Hoje, em 2018, diminuiu pela metade o número de crianças e adolescentes em Acolhimento e a opção por Serviços de Família Acolhedora está em crescimento. As mudanças são visíveis. Não há mais Abrigos (Educandários) com 50 crianças ou mais. O tempo do acolhimento é controlado pela justiça, que prevê 18 meses como período máximo de afastamento do convívio familiar definitivo. Há inúmeros exemplos bem sucedidos de programas e serviços de Reintegração Familiar. O discurso da equidade e da inclusão está mais presente. A Sociedade Civil Organizada é muito mais atuante e reconhecida. A psicologia se faz mais presente na área social e jurídica, disseminando estudos sobre infância, vínculos e interações familiares.

Mas o cenário é outro e precisa ser reavaliado. A violência comunitária aumentou consideravelmente.
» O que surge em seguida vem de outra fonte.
size_t ds2_conv2_fwd_smem(int) { return (size_t)C2F_SMEM; }
size_t ds2_conv2_dgrad_smem(int) { return (size_t)C2D_SMEM; }
size_t ds2_conv2_wgrad_smem(int F1) { return (size_t)2 * (80 * 64 + (9 * F1 + 84) * 64); }
long long ds2_conv2_wgrad_part_floats(int grid) { return (long long)grid * C2W_PAIRS * 1024; }
long long ds2_conv1_wgrad_part_floats(int grid) { return (long long)grid * 5 * 1024; }
int ds2_conv1_fwd_grid(int N, int T1) { return N * ((T1 + C1_ROWS - 1) / C1_ROWS); }

int ds2_conv2_fwd(const void* x, const void* w, const float* bias, void* y, float* part, int grid, int N, int T1,
                  int F1, int T2, int F2, long long* trace, hipStream_t st) {
  if (int e = shape_ok(T1, F1, T2, F2)) return e;
  const size_t smem = ds2_conv2_fwd_smem(F1);
  DS2_HIP_CHECK((hipError_t)set_smem(conv2_fwd_kernel, smem));
  Conv2Fwd a{(const bf16_t*)x, (const bf16_t*)w, bias, (bf16_t*)y, part, N, T1, F1, T2, F2, trace};
  hipLaunchKernelGGL(conv2_fwd_kernel, dim3(grid), dim3(256), smem, st, a);
  return (int)hipGetLastError();
}

int ds2_conv2_dgrad(const void* dy, const void* w, void* dx, int grid, int N, int T1, int F1, int T2, int F2,
                    const DS2Conv2DgradBn* bn, long long* trace, hipStream_t st) {
  if (int e = shape_ok(T1, F1, T2, F2)) return e;
  if (F1 <= 64) return -42;
  const size_t smem = ds2_conv2_dgrad_smem(F2);
  DS2_HIP_CHECK((hipError_t)set_smem(conv2_dgrad_kernel, smem));
  Conv2Dgrad a{(const bf16_t*)dy, (const bf16_t*)w, (bf16_t*)dx, N, T1, F1, T2, F2,
               bn ? (const bf16_t*)bn->y1 : nullptr, bn ? bn->mean : nullptr, bn ? bn->invstd : nullptr,
               bn ? bn->gamma : nullptr, bn ? bn->beta : nullptr, bn ? bn->part : nullptr, trace};
  hipLaunchKernelGGL(conv2_dgrad_kernel, dim3(grid), dim3(256), smem, st, a);
  return (int)hipGetLastError();
}

int ds2_conv2_wgrad(const void* dy, const void* x, float* part, int grid, float* dw, int N, int T1, int F1, int T2,
                    int F2, hipStream_t st) {
  if (int e = shape_ok(T1, F1, T2, F2)) return e;
  const size_t smem = ds2_conv2_wgrad_smem(F1);
  DS2_HIP_CHECK((hipError_t)set_smem(conv2_wgrad_kernel, smem));
  Conv2Wgrad a{(const bf16_t*)dy, (const bf16_t*)x, part, N, T1, F1, T2, F2};
  hipLaunchKernelGGL(conv2_wgrad_kernel, dim3(grid), dim3(512), smem, st, a);
  hipLaunchKernelGGL(wgrad_reduce_kernel<0>, dim3(C2W_PAIRS * 1024 / 256), dim3(256), 0, st, part, grid,
                     C2W_PAIRS * 1024, dw);
  return (int)hipGetLastError();
}

int ds2_conv1_fwd(const void* x, const void* w, const float* bias, void* y, float* part, int N, int T, int F0,
                  int T1, int F1, hipStream_t st) {
  if (F1 > 96 || F1 != (F0 - 5) / 2 + 1 || T1 != (T - 20) / 2 + 1 || T1 < 1) return -42;
  Conv1Fwd a{(const bf16_t*)x, (const bf16_t*)w, bias, (bf16_t*)y, part, N, T, F0, T1, F1};
  hipLaunchKernelGGL(conv1_fwd_kernel, dim3(ds2_conv1_fwd_grid(N, T1)), dim3(256), 0, st, a);
  return (int)hipGetLastError();
}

Novas drogas, extremamente prejudiciais e desafiadoras aos adictos e suas famílias, entram em jogo.  A circulação migratória de famílias inteiras é hoje uma realidade recorrente. O numero de mães e pais em presídios, aumenta. Abuso e exploração sexual continuam presentes, como ao longo de toda historia da humanidade. A crença de que famílias pobres e violentas são  ‘incapazes de educar’, permanece.

Uma reavaliação do Plano Nacional da Convivência Familiar e Comunitária se inicia por iniciativa da Sociedade Civil Organizada que continua sendo referência no Brasil, promovendo reflexões e mudanças de impacto estruturante.  Um processo extremamente participativo se instala neste segundo semestre de 2018 para dar inicio a este monitoramento e avaliação.

Que cada um de nós esteja atento para participar e contribuir com deste debate!

 

Referencias Bibliográficas:

- IPEA/DISOC (2003) Levantamento Nacional de Abrigos para Crianças e Adolescentes da Rede SAC

- Brasil (2005) Plano Nacional de Promoção, Proteção e Defesa do Direito de Crianças e Adolescentes à Convivência Familiar e Comunitária, Brasília, SEDH/DCA.

- Brasil (2009). Orientações Técnicas – Serviço de Acolhimento para Crianças e Adolescentes, Brasília, MDS/CONANDA/CNAS.

- Terra dos Homens (2009). Grupo de Trabalho Nacional Pró - Convivência Familiar e Comunitária – Fazendo Valer um Direito, Rio de Janeiro, Ed. Associação Brasileira terra dos Homens.

- Terra dos Homens (2011). Cultivando Sementes – Criação de Redes para Implementação de Políticas públicas de Atenção à Criança e ao Adolescente, Rio de Janeiro, Ed. Associação Brasileira terra dos Homens.

- Terra dos Homens (2013). Saberes e Afetos em Redes – Pelos Direitos da Criança e do Adolescente, Rio de Janeiro, Ed. Associação Brasileira Terra dos Homens.

- Terra dos Homens (2017). A Mobilização Nacional Pro-Convivência Familiar e Comunitária, Rio de Janeiro, Ed. Associação Brasileira terra dos Homens.

 

(*) Psicóloga, especialização em terapia de Família e pós graduação em Pedagogia na França, Diretora Executiva da Associação Brasileira Terra dos homens, idealizadora e membro fundadora do GT Nacional e do Movimento Nacional pró Convivência Familiar e Comunitária/Brasil, Consultora UNICEF /Brasil, Membro do Conselho consultivo da RELAF (Rede latino americana de Acolhimento Familiar), consultora do Serviço Social Internacional de Genebra, Presidente da Rede Internacional Family for Every Child.